FIG. 1 is a schematic configuration diagram of an apparatus using a first embodiment of the present invention.

FIG. 2 is an explanatory diagram of an offset amount determination method of the above.

FIG. 3 is an explanatory diagram of a focus distance setting method of the above.

FIG. 4 is an explanatory diagram of another offset amount determination method of the above.

FIG. 5 is an explanatory diagram of focus control for recognizing a foreign matter in the above.

FIG. 6 is an explanatory diagram of the foreign matter enlargement recognition method of the above.

FIG. 7 is a flowchart of the inspection area setting method of the above.

FIG. 8 is an explanatory diagram of an inspection area setting method of the above.

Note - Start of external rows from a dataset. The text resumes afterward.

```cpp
#if RT_STRICT
#include "rt_fdlibm.h"
template <bool FMIN = false> __device__ __forceinline__ void rt_atan2_asin(double y, double x, double w, double *at, double *as) { *at = fd_atan2(y, x); *as = fd_asin(w); }
#else
__device__ __forceinline__ double rt_fma_k(double a, double b, double k) {
  double r;
  asm("v_fma_f64 %0, %1, %2, %3" : "=v"(r) : "v"(a), "v"(b), "s"(k));
  return r;
}
typedef const double __attribute__((address_space(4))) *rt_trig_kptr;
typedef double __attribute__((ext_vector_type(4))) rt_d4;
#define RT_TRIG_AHEAD 2u
__constant__ unsigned long long RT_TRIG_BITS[32] = {
    0x3eeba404b5e68a13ull, 0xbf23e260bd3237f4ull, 0x3f4b2bb069efb384ull, 0xbf67952daf56de9bull,
    0x3f7d6d43a595c56full, 0xbf8c6ea4a57d9582ull, 0x3f967e295f08b19full, 0xbf9e9ae6fc27006aull,
    0x3fa2c15b5711927aull, 0x3fa059859fea6a70ull, 0xbfa59976e82d3ff0ull, 0xbf90a5a378a05eafull,
    0x3fa82d5d6ef28734ull, 0x3f94052137024d6aull, 0xbfaae5ce6a214619ull, 0x3f7ab3a098a70509ull,
    0x3fae1bb48427b883ull, 0x3f88ed60a300c8d2ull, 0xbfb110e48b207f05ull, 0x3f8c6fa84b77012bull,
    0x3fb3b13657b87036ull, 0x3f91c6c111dccb70ull, 0xbfb745d119378e4full, 0x3f96e89f0a0adacfull,
    0x3fbc71c717e1913cull, 0x3f9f1c72c668963full, 0xbfc2492492376b7dull, 0x3fa6db6db41ce4bdull,
    0x3fc99999999952ccull, 0x3fb333333336fd5bull, 0xbfd5555555555523ull, 0x3fc5555555555380ull};
template <bool FMIN = false>
__device__ __forceinline__ void rt_atan2_asin(double y, double x, double w, double *at, double *as) {
  rt_trig_kptr K = (rt_trig_kptr)(const void *)RT_TRIG_BITS;
  asm volatile("" : "+s"(K));
#define RT_TRIG_GROUP(I) (*(const rt_d4 __attribute__((address_space(4))) *)(K + 4 * (I)))
  rt_d4 g[8];
  g[0] = RT_TRIG_GROUP(0); g[1] = RT_TRIG_GROUP(1);
  const double ax = __builtin_fabs(x), ay = __builtin_fabs(y);
  const double hi = __builtin_fmax(ax, ay), lo = __builtin_fmin(ax, ay);
  const double q = rt_div(lo, hi);
  const double z = q * q;
  const double yw = __builtin_fabs(w);
  const double t = __builtin_fma(yw, -0.5, 0.5);
  const bool big = (yw >= 0.5);
  const double r = big ? t : w * w;
  g[2] = RT_TRIG_GROUP(2);
  double p = g[0][0];
  p = rt_fma_k(p, z, g[0][1]); p = rt_fma_k(p, z, g[0][2]); p = rt_fma_k(p, z, g[0][3]);
  g[3] = RT_TRIG_GROUP(3);
  p = rt_fma_k(p, z, g[1][0]); p = rt_fma_k(p, z, g[1][1]); p = rt_fma_k(p, z, g[1][2]); p = rt_fma_k(p, z, g[1][3]);
  double pa = 0.0;
#pragma unroll
  for (uint32_t i = 2; i < 8; i++) {
    if (i + RT_TRIG_AHEAD < 8u) g[i + RT_TRIG_AHEAD] = RT_TRIG_GROUP(i + RT_TRIG_AHEAD);
    p = rt_fma_k(p, z, g[i][0]);
    pa = (i == 2u) ? g[i][1] : rt_fma_k(pa, r, g[i][1]);
    p = rt_fma_k(p, z, g[i][2]);
    pa = rt_fma_k(pa, r, g[i][3]);
  }
#undef RT_TRIG_GROUP
  double a = __builtin_fma(q, z * p, q);
  a = (ay > ax) ? (M_PI / 2.0 - a) : a;
  const bool xneg = (__builtin_bit_cast(unsigned long long, x) >> 63) != 0;
  a = xneg ? (M_PI - a) : a;
  a = (hi == 0.0) ? (xneg ? M_PI : 0.0) : a;
  *at = __builtin_copysign(a, y);
  pa = pa * r;
  const double sq = big ? rt_sqrt_nn<FMIN>(t) : yw;
  const double ww = __builtin_fma(sq, pa, sq);
  double b = big ? __builtin_fma(-2.0, ww, M_PI / 2.0) : ww;
  b = (yw > 1.0) ? __builtin_nan("") : b;
  *as = __builtin_copysign(b, w);
}
#endif

__device__ __forceinline__ v3 reflect(const v3 v, const v3 n) {
  const double t = -(2.0 * dot(v, n));
  return mk(v.x + n.x * t, v.y + n.y * t, v.z + n.z * t);
}
__device__ __forceinline__ double min1(double x) { return (x > 1.0) ? 1.0 : x; }
__device__ __forceinline__ double maxa(double a, double x) { return (x < a) ? a : x; }

__device__ __forceinline__ uint32_t lowbias32(uint32_t x) {
  x ^= x >> 16; x *= 0x7feb352du; x ^= x >> 15; x *= 0x846ca68bu; x ^= x >> 16;
  return x;
}
__device__ __forceinline__ double star_uniform(uint32_t pix_lo, uint32_t pix_hi, uint32_t path, uint32_t mix) {
  return (double)lowbias32(pix_lo ^ lowbias32(path + 0x9e3779b9u * ((pix_hi ^ mix) + 1u))) * (1.0 / 4294967296.0);
}

__device__ __forceinline__ int to_int32_bit0(double x) {
  if (fabs(x) < 2147483648.0) return (int)x & 1;
  if (!(fabs(x) < RT_INF)) return 0;
  double t = trunc(x);
  if (fabs(t) >= 4294967296.0) t = t - floor(t / 4294967296.0) * 4294967296.0;
  return (int)((long long)t & 1);
}

__device__ __forceinline__ uint32_t to_byte(double c) {
#if RT_STRICT
  return (uint32_t)__builtin_rint(__builtin_fmin(__builtin_fmax(255.0 * c, 0.0), 255.0));
#else
  const double s = __builtin_fmin(__builtin_fmax(255.0 * c, 0.0), 255.0) + 6755399441055744.0;
  return (uint32_t)__builtin_bit_cast(unsigned long long, s);
#endif
}
```

html5-canvas-raytracer_amd/csrc/rt_kernel_trace.h:

```cpp

#define RT_PIN() asm volatile("")
#define RT_ROOT(TCA, DISC)                                                                    \
        const double thc_ = rt_sqrt_nn<REFRACT>(DISC);                                                 \
        const double t0_ = (TCA) - thc_, t1_ = (TCA) + thc_;                                  \
        const bool in_ = (t0_ < eps);                                                         \
        const double t_ = in_ ? t1_ : t0_;
#define RT_CAND(IDX, TCA, DISC)                                                               \
      if (!((DISC) < 0.0)) {                                                                  \
        RT_PIN();                                                                             \
        RT_ROOT(TCA, DISC)                                                                    \
        const bool closer_ = (t_ < ht) && !(t_ < eps);              \
        ht = closer_ ? t_ : ht;                                                               \
        hcode = closer_ ? ((int)(2u * (IDX)) + (in_ ? 1 : 0)) : hcode;                        \
      }
#define RT_GENERIC(IDX, G)                                                                    \
      {                                                                                       \
        const v3 Lv_ = mk((G).ox - p.x, (G).oy - p.y, (G).oz - p.z);                          \
        const double tca_ = dot(d, Lv_);                                                      \
        const double disc_ = (G).r2 - (dot(Lv_, Lv_) - tca_ * tca_);                          \
        RT_CAND(IDX, tca_, disc_)                                                             \
      }
#define RT_ANCHORED_DISC(G)                                                                   \
        const double tca_ = d.x * (G).ox + d.y * (G).oy + d.z * (G).oz;                       \
        const double disc_ = __builtin_fma(tca_, tca_, -(G).r2);
#define RT_ANCHORED(IDX, G)                                                                   \
      {                                                                                       \
        RT_ANCHORED_DISC(G)                                                                   \
        RT_CAND(IDX, tca_, disc_)                                                             \
      }

#if !RT_STRICT
__device__ __forceinline__ float rt_q_of(float qp, float x, float c, float rp_over_r) {
  const float ic = __builtin_amdgcn_rcpf(fmaxf(c, 1e-30f));
  return fminf(ic * (qp * (6.f * x + rp_over_r) + x + 0.5f * x * x) + x, 1e30f);
}
__device__ __forceinline__ int rt_lvl(int lv) { return lv & 255; }
#define RT_Q_GET(L_) __builtin_bit_cast(float, (uint32_t)(L_) & 0xffff0000u)
__device__ __forceinline__ int rt_q_put(int lv, float q) { return (int)(((uint32_t)lv & 0xffffu) | ((__builtin_bit_cast(uint32_t, q) + 0xffffu) & 0xffff0000u)); }
__device__ __forceinline__ float rt_r_get(int lv) { return __builtin_bit_cast(float, ((uint32_t)lv & 0xff00u) << 15); }
__device__ __forceinline__ int rt_r_put(int lv, float r) { return (int)(((uint32_t)lv & 0xffff00ffu) | ((((__builtin_bit_cast(uint32_t, r) >> 23) + 1u) & 255u) << 8)); }
constexpr float RT_Q_FLAT = 4096.f;
#define RT_Q_OF(QP, T, INVR, C, RP) rt_q_of((QP), (T) * (INVR), (C), (RP) * (INVR))
#else
__device__ __forceinline__ int rt_lvl(int lv) { return lv; }
#endif
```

FIG. 9 is a flowchart of the edge inspection area setting method of the above.

FIG. 10 is an explanatory diagram of the edge inspection area setting method of the above.

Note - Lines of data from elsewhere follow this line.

# UCSC-nanopore-cgl/margin

Measured on AMD Instinct MI355X. Metric: het-sites x reads phased/sec (30x ONT synthetic chunks, end to end: every merge level + final sweep), higher is better.
Workload: dtype int32

## Files before the change

### include/margin_rphmm.h

```cpp
#ifndef MARGIN_RPHMM_H_
#define MARGIN_RPHMM_H_

#include <stddef.h>
#include <stdint.h>

#ifdef __cplusplus
extern "C" {
#endif

#define MRP_OK 0
#define MRP_ERR_ARG 1
#define MRP_ERR_NO_DEVICE 2
#define MRP_ERR_HIP 3
#define MRP_ERR_NOMEM 4
#define MRP_ERR_UNSUPPORTED 5
#define MRP_ERR_LOOKUP 6

#define MRP_ALLELE_LOG_PROB_BITS 8
#define MRP_MAX_READ_PARTITIONING_DEPTH 64
#define MRP_MAX_ALLELES 16

#define MRP_FLAG_MAX_NOT_SUM 1u
#define MRP_FLAG_INCLUDE_ANCESTOR_SUB_PROB 2u

// ... 1 lines not shown
typedef struct mrp_chunk mrp_chunk;
typedef struct mrp_batch mrp_batch;

const char *mrp_last_error(void);
const char *mrp_version(void);
#define MRP_ABI_VERSION 6
int mrp_abi_version(void);
int mrp_device_count(void);

int mrp_context_create(int device, mrp_context **out);
void mrp_context_destroy(mrp_context *ctx);
int mrp_context_synchronize(mrp_context *ctx);
int mrp_context_trim(mrp_context *ctx);
int mrp_runtime_init(void);
int mrp_context_set_phase_groups(mrp_context *ctx, int groups);
int mrp_context_set_test_hooks(mrp_context *ctx, int hooks);
int mrp_set_host_threads(int n);

int mrp_chunk_create(mrp_context *ctx, int64_t n_sites, const uint32_t *allele_number,
                     const uint16_t *substitution_log_probs, const uint16_t *allele_prior_log_probs,
                     const uint8_t *profile_pool, int64_t pool_bytes, mrp_chunk **out);
void mrp_chunk_destroy(mrp_chunk *chunk);

typedef struct mrp_hmm_job {
    const mrp_chunk *chunk;
    int32_t n_columns;
    uint32_t flags;
    const int32_t *col_ref_start;
    const int32_t *col_length;
    const int32_t *col_depth;
// ... 552 lines not shown
```

### margin_amd/capi.py

```python
from __future__ import annotations

import ctypes as C
import os
import time
from typing import Dict, List, Optional, Sequence

import numpy as np

_HERE = os.path.dirname(os.path.abspath(__file__))
LIB_PATH = os.environ.get("MRP_LIB_OVERRIDE") or os.path.join(_HERE, "lib", "libmargin_rphmm.so")

MRP_OK = 0
MRP_ERR_ARG, MRP_ERR_NO_DEVICE, MRP_ERR_HIP, MRP_ERR_NOMEM, MRP_ERR_UNSUPPORTED, MRP_ERR_LOOKUP = 1, 2, 3, 4, 5, 6
WIDE_MAX_WIDTH, WIDE_MAX_CELLS = 32768, 1 << 31
FLAG_MAX_NOT_SUM = 1
FLAG_INCLUDE_ANCESTOR_SUB_PROB = 2

ABI_VERSION = 6

EXPORTED_SYMBOLS = [
    "mrp_last_error", "mrp_version", "mrp_abi_version", "mrp_runtime_init", "mrp_device_count", "mrp_context_create", "mrp_context_destroy",
    "mrp_context_synchronize", "mrp_context_trim", "mrp_hmm_split", "mrp_hmm_split_where_phasing_is_uncertain", "mrp_context_set_phase_groups", "mrp_context_set_test_hooks", "mrp_set_host_threads", "mrp_chunk_create", "mrp_chunk_destroy", "mrp_fb_run", "mrp_batch_create",
    "mrp_batch_add", "mrp_batch_upload", "mrp_batch_launch", "mrp_batch_download", "mrp_batch_destroy",
    "mrp_batch_stats", "mrp_count_bit_vectors", "mrp_emissions", "mrp_get_rp_hmms", "mrp_hmm_destroy", "mrp_free",
    "mrp_hmm_view", "mrp_hmm_forward_backward", "mrp_hmm_prune", "mrp_hmm_forward_trace_back", "mrp_phase_reads",
    "mrp_phase_result_destroy", "mrp_get_rp_hmms_resident", "mrp_phase_reads_many", "mrp_reference_from_bubbles",
    "mrp_profile_seqs_from_bubbles", "mrp_assign_reads_to_haplotypes", "mrp_stitch_create", "mrp_stitch_destroy",
    "mrp_stitch_chunk", "mrp_stitch_size", "mrp_stitch_lookup", "mrp_phase_sets", "mrp_binomial_p_value", "mrp_binomial_coefficient",
    "mrp_symbols_from_chars", "mrp_pair_hmm_reverse_complement", "mrp_band_diagonals", "mrp_forward_probabilities",
    "mrp_allele_read_supports", "mrp_kmer_alignment_anchors", "mrp_phase_chunks_on_devices", "mrp_queue_plan", "mrp_queue_dry_run", "mrp_queue_create", "mrp_queue_destroy",
    "mrp_queue_phase_chunks", "mrp_partition_reads_by_haplotype", "mrp_phase_variants_from_tagged_reads", "mrp_phase_string_chunks",
    "mrp_extract_read_substrings", "mrp_string_chunk_from_extracted", "mrp_string_chunk_units", "mrp_queue_phase_string_chunks",
    "mrp_phase_string_chunks_on_devices", "mrp_phase_string_chunks_with_filtered", "mrp_queue_phase_string_chunks_with_filtered",
    "mrp_phase_string_chunks_with_filtered_on_devices", "mrp_haptag_sites_from_extracted", "mrp_haplotag_aligned_chunks",
    "mrp_kmer_alignment_anchors_many", "mrp_phase_aligned_chunks", "mrp_string_chunk_rest_from_extracted", "mrp_equal_substring_classes",
    "mrp_phase_aligned_chunks_with_filtered", "mrp_aligned_chunk_units", "mrp_queue_phase_aligned_chunks",
    "mrp_queue_phase_aligned_chunks_with_filtered", "mrp_phase_aligned_chunks_on_devices", "mrp_phase_aligned_chunks_with_filtered_on_devices",
# ... 269 lines not shown
    vp, i64, i32, u32 = C.c_void_p, C.c_int64, C.c_int32, C.c_uint32
    P = C.POINTER
    L.mrp_last_error.restype = C.c_char_p
    L.mrp_version.restype = C.c_char_p
    L.mrp_abi_version.restype = C.c_int
    if L.mrp_abi_version() != ABI_VERSION:
        raise MrpError(f"libmargin_rphmm.so speaks ABI {L.mrp_abi_version()}, this binding was transcribed from ABI {ABI_VERSION} of include/margin_rphmm.h")
    L.mrp_device_count.restype = C.c_int
    L.mrp_context_create.argtypes = [C.c_int, P(vp)]
    L.mrp_context_destroy.argtypes = [vp]
    L.mrp_context_destroy.restype = None
    L.mrp_context_synchronize.argtypes = [vp]
    L.mrp_context_trim.argtypes = [vp]
    L.mrp_context_set_phase_groups.argtypes = [vp, C.c_int]
    L.mrp_context_set_test_hooks.argtypes = [vp, C.c_int]
    L.mrp_set_host_threads.argtypes = [C.c_int]
    L.mrp_chunk_create.argtypes = [vp, i64, vp, vp, vp, vp, i64, P(vp)]
    L.mrp_chunk_destroy.argtypes = [vp]
    L.mrp_chunk_destroy.restype = None
    L.mrp_fb_run.argtypes = [vp, i64, P(HmmJob)]
    L.mrp_batch_create.argtypes = [vp, P(vp)]
    L.mrp_batch_add.argtypes = [vp, P(HmmJob)]
    L.mrp_batch_upload.argtypes = [vp]
    L.mrp_batch_launch.argtypes = [vp]
    L.mrp_batch_download.argtypes = [vp]
    L.mrp_batch_destroy.argtypes = [vp]
    L.mrp_batch_destroy.restype = None
    L.mrp_batch_stats.argtypes = [vp, P(LaunchStats)]
    L.mrp_count_bit_vectors.argtypes = [vp, vp, i32, i32, i32, vp, vp]
    L.mrp_emissions.argtypes = [vp, vp, i32, i32, i32, vp, u32, i64, vp, vp]
# ... 99 lines not shown
    def __init__(self, device: int = 0):
        L = load()
        h = C.c_void_p()
        _check(L.mrp_context_create(device, C.byref(h)))
        self.h = h

    def synchronize(self):
        _check(load().mrp_context_synchronize(self.h))

    def trim(self):
        _check(load().mrp_context_trim(self.h))

    def set_phase_groups(self, groups: int):
        _check(load().mrp_context_set_phase_groups(self.h, groups))

    def set_test_hooks(self, hooks: int):
        _check(load().mrp_context_set_test_hooks(self.h, hooks))

    def set_wide_pairs(self, on):
        _check(load().mrp_context_set_wide_pairs(self.h, int(bool(on))))

    def wide_pair_count(self):
        pairs, cells = C.c_int64(), C.c_int64()
        _check(load().mrp_context_wide_pair_count(self.h, C.byref(pairs), C.byref(cells)))
        return pairs.value, cells.value

    def close(self):
        if self.h:
            load().mrp_context_destroy(self.h)
            self.h = None
# ... 1400 lines not shown
```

FIG. 11 is a flowchart of the foreign matter inspection area setting method of the above.

FIG. 12 is an explanatory diagram of a foreign matter inspection area setting method of the above.

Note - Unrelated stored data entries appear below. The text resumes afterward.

class Solver:

    def __init__(self, size_x, size_y, res, device=0, slabs=None, **options):
        if slabs is not None:
            dev = (C.c_int * len(slabs))(*[int(d) for d in slabs])
            self._h = lib().PvAmdCreateSlabs(float(size_x), float(size_y), int(res), dev, len(slabs))
        else:
            self._h = lib().PvAmdCreate(float(size_x), float(size_y), int(res), int(device))
        if not self._h:
            raise PlaneverbError(last_error())
        keys = {"dense_history": PVA_OPT_DENSE_HISTORY, "num_steps": PVA_OPT_NUM_STEPS,
                "skip_analysis": PVA_OPT_SKIP_ANALYSIS, "use_graph": PVA_OPT_USE_GRAPH,
                "steps_per_launch": PVA_OPT_STEPS_PER_LAUNCH, "tile_rows": PVA_OPT_TILE_ROWS,
                "no_free_grid": PVA_OPT_NO_FREE_GRID, "time_kernels": PVA_OPT_TIME_KERNELS,
                "tile_order": PVA_OPT_TILE_ORDER, "small_grid_kernel": PVA_OPT_SMALL_GRID_KERNEL,
                "packed_math": PVA_OPT_PACKED_MATH, "streaming_analysis": PVA_OPT_STREAMING_ANALYSIS,
                "stream_rows": PVA_OPT_STREAM_ROWS, "merged_launch": PVA_OPT_MERGED_LAUNCH,
                "edge_tiles": PVA_OPT_EDGE_TILES, "row_bands": PVA_OPT_ROW_BANDS,
                "patch_kernel": PVA_OPT_PATCH_KERNEL, "patch_strip": PVA_OPT_PATCH_STRIP,
                "lazy_far_cells": PVA_OPT_LAZY_FAR_CELLS, "stream_fuse": PVA_OPT_STREAM_FUSE, "aux_streams": PVA_OPT_AUX_STREAMS,
                "resident_kernel": PVA_OPT_RESIDENT_KERNEL, "rt60_lanes": PVA_OPT_RT60_LANES,
                "debug_lose_first_capture": PVA_OPT_DEBUG_LOSE_FIRST_CAPTURE, "stream_priority": PVA_OPT_STREAM_PRIORITY,
                "alternate_sweeps": PVA_OPT_ALTERNATE_SWEEPS, "xcd_regions": PVA_OPT_XCD_REGIONS,
                "analysis_fork": PVA_OPT_ANALYSIS_FORK, "fused_analysis": PVA_OPT_FUSED_ANALYSIS,
                "reach_bound": PVA_OPT_REACH_BOUND, "resident_window": PVA_OPT_RESIDENT_WINDOW}
        for k, v in options.items():
            _check(lib().PvAmdSetOption(self._h, keys[k], int(v)))
        self.info = PvAmdInfo()
        _check(lib().PvAmdGetInfo(self._h, self.info))
        i = self.info
        self.gx, self.gy, self.T, self.fs, self.dx, self.dt, self.efree = i.gx, i.gy, i.T, i.fs, i.dx, i.dt, i.efree
        self._pulse_len = host_grid_info(size_x, size_y, res).T

    def close(self):
        if getattr(self, "_h", None):
            lib().PvAmdDestroy(self._h)
            self._h = None

    def __del__(self):
        try:
            self.close()
        except Exception:
            pass

    def __enter__(self):
        return self

    def __exit__(self, *a):
        self.close()

    def slab_info(self):
        i = PvAmdSlabInfo()
        _check(lib().PvAmdGetSlabInfo(self._h, i))
        return i

    def load_scene(self, path):
        n = lib().PvAmdLoadScene(self._h, path.encode())
        if n < 0:
            raise PlaneverbError(last_error())
        return n

    def save_scene(self, path):
        _check(lib().PvAmdSaveScene(self._h, path.encode()))

    def add_geometry(self, aabb):
        return lib().PvAmdAddGeometry(self._h, *[float(v) for v in aabb])

    def update_geometry(self, gid, aabb):
        _check(lib().PvAmdUpdateGeometry(self._h, int(gid), *[float(v) for v in aabb]))

    def remove_geometry(self, gid):
        _check(lib().PvAmdRemoveGeometry(self._h, int(gid)))

    def add_shape(self, vertices, absorption):
        a, n = _xy(vertices)
        sid = lib().PvAmdAddShape(self._h, _f(a), n, float(absorption))
        if sid < 0:
            raise PlaneverbError(last_error())
# ... 85 lines not shown
        return seg, valid

    def set_grid_boundary(self, r4):
        a = np.ascontiguousarray(r4, np.float32).reshape(-1)
        if a.size != 4:
            raise ValueError("four absorption values: x = 0, x = gx, y = 0, y = gy")
        _check(lib().PvAmdSetGridBoundary(self._h, _f(a)))

    def grid_boundary(self):
        out = np.zeros(4, np.float32)
        _check(lib().PvAmdGetGridBoundary(self._h, _f(out)))
        return out

    def set_edge_layer(self, w4):
        a = _w4(w4)
        _check(lib().PvAmdSetEdgeLayer(self._h, a.ctypes.data_as(C.POINTER(C.c_int))))
        _check(lib().PvAmdGetInfo(self._h, self.info))

    def edge_layer(self):
        out = np.zeros(4, np.int32)
        _check(lib().PvAmdGetEdgeLayer(self._h, out.ctypes.data_as(C.POINTER(C.c_int))))
        return out

    def set_edge_layer_split(self, w4, r0=EDGE_LAYER_SPLIT_R0):
        a = _w4(w4)
        _check(lib().PvAmdSetEdgeLayerSplit(self._h, a.ctypes.data_as(C.POINTER(C.c_int)), float(r0)))
        _check(lib().PvAmdGetInfo(self._h, self.info))

    def edge_layer_model(self):
        sp, r0 = C.c_int(0), C.c_double(0.0)
        _check(lib().PvAmdGetEdgeLayerModel(self._h, C.byref(sp), C.byref(r0)))
        return ("split" if sp.value else "unsplit"), r0.value

    def run(self, listener):
        _check(lib().PvAmdRun(self._h, *[float(v) for v in listener]))

    def run_async(self, listener):
        _check(lib().PvAmdRunAsync(self._h, *[float(v) for v in listener]))

    def run_async_after(self, prev, listener):
        _check(lib().PvAmdRunAsyncAfter(self._h, prev._h, *[float(v) for v in listener]))

    def sync(self):
        _check(lib().PvAmdSync(self._h))

    def run_steps(self, nsteps, with_pulse=False, listener=(0.0, 0.0, 0.0)):
        _check(lib().PvAmdRunSteps(self._h, int(nsteps), int(with_pulse), float(listener[0]), float(listener[2])))

    def last_run_resident_window(self):
        rc = lib().PvAmdLastRunResidentWindow(self._h)
        if rc < 0:
            raise PlaneverbError(last_error())
        return rc == 1

    def last_run_one_xcd(self):
        rc = lib().PvAmdLastRunOneXcd(self._h)
        if rc < 0:
            raise PlaneverbError(last_error())
        return rc == 1

    def timings(self):
        t = PvAmdTimings()
        _check(lib().PvAmdGetTimings(self._h, t))
        return t

    def set_emitters(self, emitters):
        e = np.ascontiguousarray(emitters, np.float32).reshape(-1, 3)
        _check(lib().PvAmdSetEmitters(self._h, _f(e), len(e)))

    def get_output(self, emitter):
        o = PlaneverbOutput()
        _check(lib().PvAmdGetOutput(self._h, *[float(v) for v in emitter], o))
        return o

    def set_output_queries(self, emitters):
        e = np.ascontiguousarray(np.asarray(emitters, np.float32).reshape(-1, 3))
        self._nq = len(e)
        _check(lib().PvAmdSetOutputQueries(self._h, _f(e), len(e)))

    def queried_outputs(self):
        n = getattr(self, "_nq", 0)
        out = (PlaneverbOutput * max(n, 1))()
        _check(lib().PvAmdGetQueriedOutputs(self._h, out, n))
        return np.frombuffer(out, np.float32).reshape(-1, 8)[:n].copy()

    def set_query_records(self, kinds):
        _check(lib().PvAmdSetQueryRecords(self._h, int(kinds)))

    def _record_floats(self, floats, kind):
        n = floats(self._h, int(kind))
        if n < 0:
            raise PlaneverbError(last_error())
        return n

    def _read_records(self, read, kind, shape):
        n = getattr(self, "_nrq", 0) or getattr(self, "_nq", 0)
        out = np.empty((n,) + shape, np.float32)
        _check(read(self._h, int(kind), _f(out) if n else None, n))
        return out

    def query_record_kinds(self):
        return int(lib().PvAmdGetQueryRecordKinds(self._h))

    def query_record_floats(self, kind):
        return self._record_floats(lib().PvAmdQueryRecordFloats, kind)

FIG. 13 is a schematic configuration diagram of an apparatus using a reference example .

FIG. 14 is a schematic configuration diagram of an apparatus using a conventional method.

[Explanation of symbols]

1 Inspected 7 Imaging camera 7a lens part 8 Strobe light source 9 Timing circuit 10 Image recognition unit 11 Lens control circuit 12 Control unit X foreign body

─────────────────────────────────────────────────── ─── Continuation of the front page (56) Reference JP-A-8-240535 (JP, A) JP-A-3-261807 (JP, A) JP-A-6-62407 (JP, A) JP-A-2- 10204 (JP, A) (58) Fields surveyed (Int.Cl. ⁷ , DB name) G01N 21/84-21/94 G01B 11/30

Claims (2)

(57) [Claims] 1. An upper surface of an object to be inspected, wherein an imaging camera with a focus lens is arranged so as to face the upper surface of the object to be inspected, and a light source is installed obliquely above the object to be inspected having an uneven shape. The image pickup camera is focused on a point offset by a certain distance to the upper side, and the light source illuminates the object to be inspected obliquely, and the image pickup camera images the upper surface of the object to be inspected. A foreign matter detecting method, characterized in that a grayscale image is obtained, a differential value of the grayscale image is obtained, and the obtained differential value is compared with a preset threshold value to detect the foreign matter having no uneven shape. 2. One or a plurality of objects to be inspected are loaded and an imaging camera is mounted.
Loading when inspecting the object to be inspected facing the camera
If the height is different for each inspected object,
After imaging to find the distance to the imaging camera,
From the grayscale image obtained from the image
Find the length of the shadow that extends and the angle of the oblique illumination with the length of the shadow
After calculating the height of the inspected object from the
And the focal length and effective diameter of the focus lens as a function
The distance to offset the upper surface of the object to be inspected.
Foreign matter detection <br/> how according to claim 1, wherein the determining the release.